→ **AIM OF THE EXERCISE**
Please reproduce the data below exactly, from the first line to the last.
--- PROVIDED DATA ---
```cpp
struct kf_ctx {
    int device;
    hipStream_t stream;
    bool own_stream;
    bool capturing;
    float* amax_val;
    int* amax_idx;
    int canonical;
    void* scratch;
    size_t scratch_bytes;
    struct DeqCopy {
        const void* key[3];
// ... 1246 lines not shown
    if (rc != KF_OK) return fail(rc, "kf_xengine_check: HIP failure");
    if (err) return fail(KF_INTERNAL_ERR, "kf_xengine: error word 0x%x (8: an XCD did not get 32 workgroups; 64: a position beyond the cache rows (TP form); others: a hand-off poll timed out -- the launch was not fully resident)", err);
    return KF_OK;
}
int kf_xengine_reset(kf_ctx* c, kf_xengine* e) {
    CHKCTX(c);
    if (!e || !e->h) return fail(KF_INVALID_ARGS, "kf_xengine_reset: null engine");
    if (c->capturing) return fail(KF_INVALID_ARGS, "kf_xengine_reset: not while capturing");
    if (hipStreamSynchronize(c->stream) != hipSuccess) return fail(KF_HIP_CHECK, "kf_xengine_reset: HIP failure");
    const int rc = kf::xengine_reset(e->h, c->stream);
    if (rc != KF_OK) return fail(rc, "kf_xengine_reset: HIP failure");
    return KF_OK;
}
int kf_xengine_destroy(kf_xengine* e) {
    if (e) {
        kf::xengine_free(e->h);
        delete e;
    }
    return KF_OK;
}
int kfdbg_xengine_variant(kf_xengine* e, int nwv, int depth) { return (e && e->h) ? kf::xengine_set_variant(e->h, nwv, depth) : -1; }
int kfdbg_xengine_form(int shape_class, int fmt, int n_seq, int n_layer, int stamps, int two_wpc, int* out) {
    const kf::XForm* f = kf::xengine_form(shape_class, fmt, n_seq, n_layer, stamps != 0, two_wpc != 0);
    if (!f || !out) return -1;
    out[0] = f->nwv, out[1] = f->depth, out[2] = f->wpc, out[3] = f->nb, out[4] = f->dbg;
    return 0;
}
int kfdbg_engine_form(int shape_class, int fmt, int canon, int stamps, int n_layer, int* out) {
    const kf::EngForm* f = kf::engine_form(shape_class, fmt, canon != 0, stamps != 0, n_layer);
    if (!f || !out) return -1;
    out[0] = f->shape_class, out[1] = f->fmt, out[2] = f->canon, out[3] = f->dbg, out[4] = (int)f->smem(n_layer);
    return 0;
}
int kfdbg_xengine_stamps_enable(kf_xengine* e, int seq, int wg, int max_steps) { return (e && e->h) ? kf::xengine_debug_enable(e->h, seq, wg, max_steps) : -1; }
int kfdbg_xengine_stamps(kf_xengine* e, unsigned long long* h_out, int n_words) { return (e && e->h) ? kf::xengine_debug_read(e->h, h_out, n_words) : -1; }
int kfdbg_engine_stamps_enable(kf_engine* e, int wg) { return (e && e->h) ? kf::engine_debug_enable(e->h, wg) : -1; }
int kfdbg_engine_stamps(kf_engine* e, unsigned long long* h_out, int n_words) { return (e && e->h) ? kf::engine_debug_read(e->h, h_out, n_words) : -1; }
int kfdbg_engine_set_delays(kf_engine* e, const int* d6) {
    if (!e || !e->h || !d6) return -1;
    kf::engine_set_delays(e->h, d6);
    return 0;
}
int kfdbg_gemm_plan(const kf::GemmProblem* P, kf::GemmPlan* out) {
    if (!P || !out) return -1;
    *out = kf::gemm_plan(*P);
    return 0;
}
int kfdbg_set_knob(const char* name, long value) {
    if (!name) return -1;
    kf::Knobs& k = kf::g_knobs;
    if (!strcmp(name, "q4_perm")) k.q4_perm = (int)value;
    else if (!strcmp(name, "q2_tab")) k.q2_tab = (int)value;
    else if (!strcmp(name, "q1_tab")) k.q1_tab = (int)value;
    else if (!strcmp(name, "gemv_waves")) k.gemv_waves = value;
    else if (!strcmp(name, "gemv_stream")) k.gemv_stream = (int)value;
    else if (!strcmp(name, "gemv_xf2")) k.gemv_xf2 = (int)value;
    else if (!strcmp(name, "attn_gq_split")) k.attn_gq_split = (int)value;
    else if (!strcmp(name, "attn_pair_min")) k.attn_pair_min = (int)value;
    else return -1;
    return 0;
}
int kf_engine_destroy(kf_engine* e) {
    if (e) {
        kf::engine_free(e->h);
        delete e;
    }
// ... 5 lines not shown
```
---
→ **TASK SOLUTION**
```cpp
struct kf_ctx {
    int device;
    hipStream_t stream;
    bool own_stream;
    bool capturing;
    float* amax_val;
    int* amax_idx;
    int canonical;
    void* scratch;
    size_t scratch_bytes;
    struct DeqCopy {
        const void* key[3];
// ... 1246 lines not shown
    if (rc != KF_OK) return fail(rc, "kf_xengine_check: HIP failure");
    if (err) return fail(KF_INTERNAL_ERR, "kf_xengine: error word 0x%x (8: an XCD did not get 32 workgroups; 64: a position beyond the cache rows (TP form); others: a hand-off poll timed out -- the launch was not fully resident)", err);
    return KF_OK;
}
int kf_xengine_reset(kf_ctx* c, kf_xengine* e) {
    CHKCTX(c);
    if (!e || !e->h) return fail(KF_INVALID_ARGS, "kf_xengine_reset: null engine");
    if (c->capturing) return fail(KF_INVALID_ARGS, "kf_xengine_reset: not while capturing");
    if (hipStreamSynchronize(c->stream) != hipSuccess) return fail(KF_HIP_CHECK, "kf_xengine_reset: HIP failure");
    const int rc = kf::xengine_reset(e->h, c->stream);
    if (rc != KF_OK) return fail(rc, "kf_xengine_reset: HIP failure");
    return KF_OK;
}
int kf_xengine_destroy(kf_xengine* e) {
    if (e) {
        kf::xengine_free(e->h);
        delete e;
    }
    return KF_OK;
}
int kfdbg_xengine_variant(kf_xengine* e, int nwv, int depth) { return (e && e->h) ? kf::xengine_set_variant(e->h, nwv, depth) : -1; }
int kfdbg_xengine_form(int shape_class, int fmt, int n_seq, int n_layer, int stamps, int two_wpc, int* out) {
    const kf::XForm* f = kf::xengine_form(shape_class, fmt, n_seq, n_layer, stamps != 0, two_wpc != 0);
    if (!f || !out) return -1;
    out[0] = f->nwv, out[1] = f->depth, out[2] = f->wpc, out[3] = f->nb, out[4] = f->dbg;
    return 0;
}
int kfdbg_engine_form(int shape_class, int fmt, int canon, int stamps, int n_layer, int* out) {
    const kf::EngForm* f = kf::engine_form(shape_class, fmt, canon != 0, stamps != 0, n_layer);
    if (!f || !out) return -1;
    out[0] = f->shape_class, out[1] = f->fmt, out[2] = f->canon, out[3] = f->dbg, out[4] = (int)f->smem(n_layer);
    return 0;
}
int kfdbg_xengine_stamps_enable(kf_xengine* e, int seq, int wg, int max_steps) { return (e && e->h) ? kf::xengine_debug_enable(e->h, seq, wg, max_steps) : -1; }
int kfdbg_xengine_stamps(kf_xengine* e, unsigned long long* h_out, int n_words) { return (e && e->h) ? kf::xengine_debug_read(e->h, h_out, n_words) : -1; }
int kfdbg_engine_stamps_enable(kf_engine* e, int wg) { return (e && e->h) ? kf::engine_debug_enable(e->h, wg) : -1; }
int kfdbg_engine_stamps(kf_engine* e, unsigned long long* h_out, int n_words) { return (e && e->h) ? kf::engine_debug_read(e->h, h_out, n_words) : -1; }
int kfdbg_engine_set_delays(kf_engine* e, const int* d6) {
    if (!e || !e->h || !d6) return -1;
    kf::engine_set_delays(e->h, d6);
    return 0;
}
int kfdbg_gemm_plan(const kf::GemmProblem* P, kf::GemmPlan* out) {
    if (!P || !out) return -1;
    *out = kf::gemm_plan(*P);
    return 0;
}
int kfdbg_set_knob(const char* name, long value) {
    if (!name) return -1;
    kf::Knobs& k = kf::g_knobs;
    if (!strcmp(name, "q4_perm")) k.q4_perm = (int)value;
    else if (!strcmp(name, "q2_tab")) k.q2_tab = (int)value;
    else if (!strcmp(name, "q1_tab")) k.q1_tab = (int)value;
    else if (!strcmp(name, "gemv_waves")) k.gemv_waves = value;
    else if (!strcmp(name, "gemv_stream")) k.gemv_stream = (int)value;
    else if (!strcmp(name, "gemv_xf2")) k.gemv_xf2 = (int)value;
    else if (!strcmp(name, "attn_gq_split")) k.attn_gq_split = (int)value;
    else if (!strcmp(name, "attn_pair_min")) k.attn_pair_min = (int)value;
    else return -1;
    return 0;
}
int kf_engine_destroy(kf_engine* e) {
    if (e) {
        kf::engine_free(e->h);
        delete e;
    }
// ... 5 lines not shown
```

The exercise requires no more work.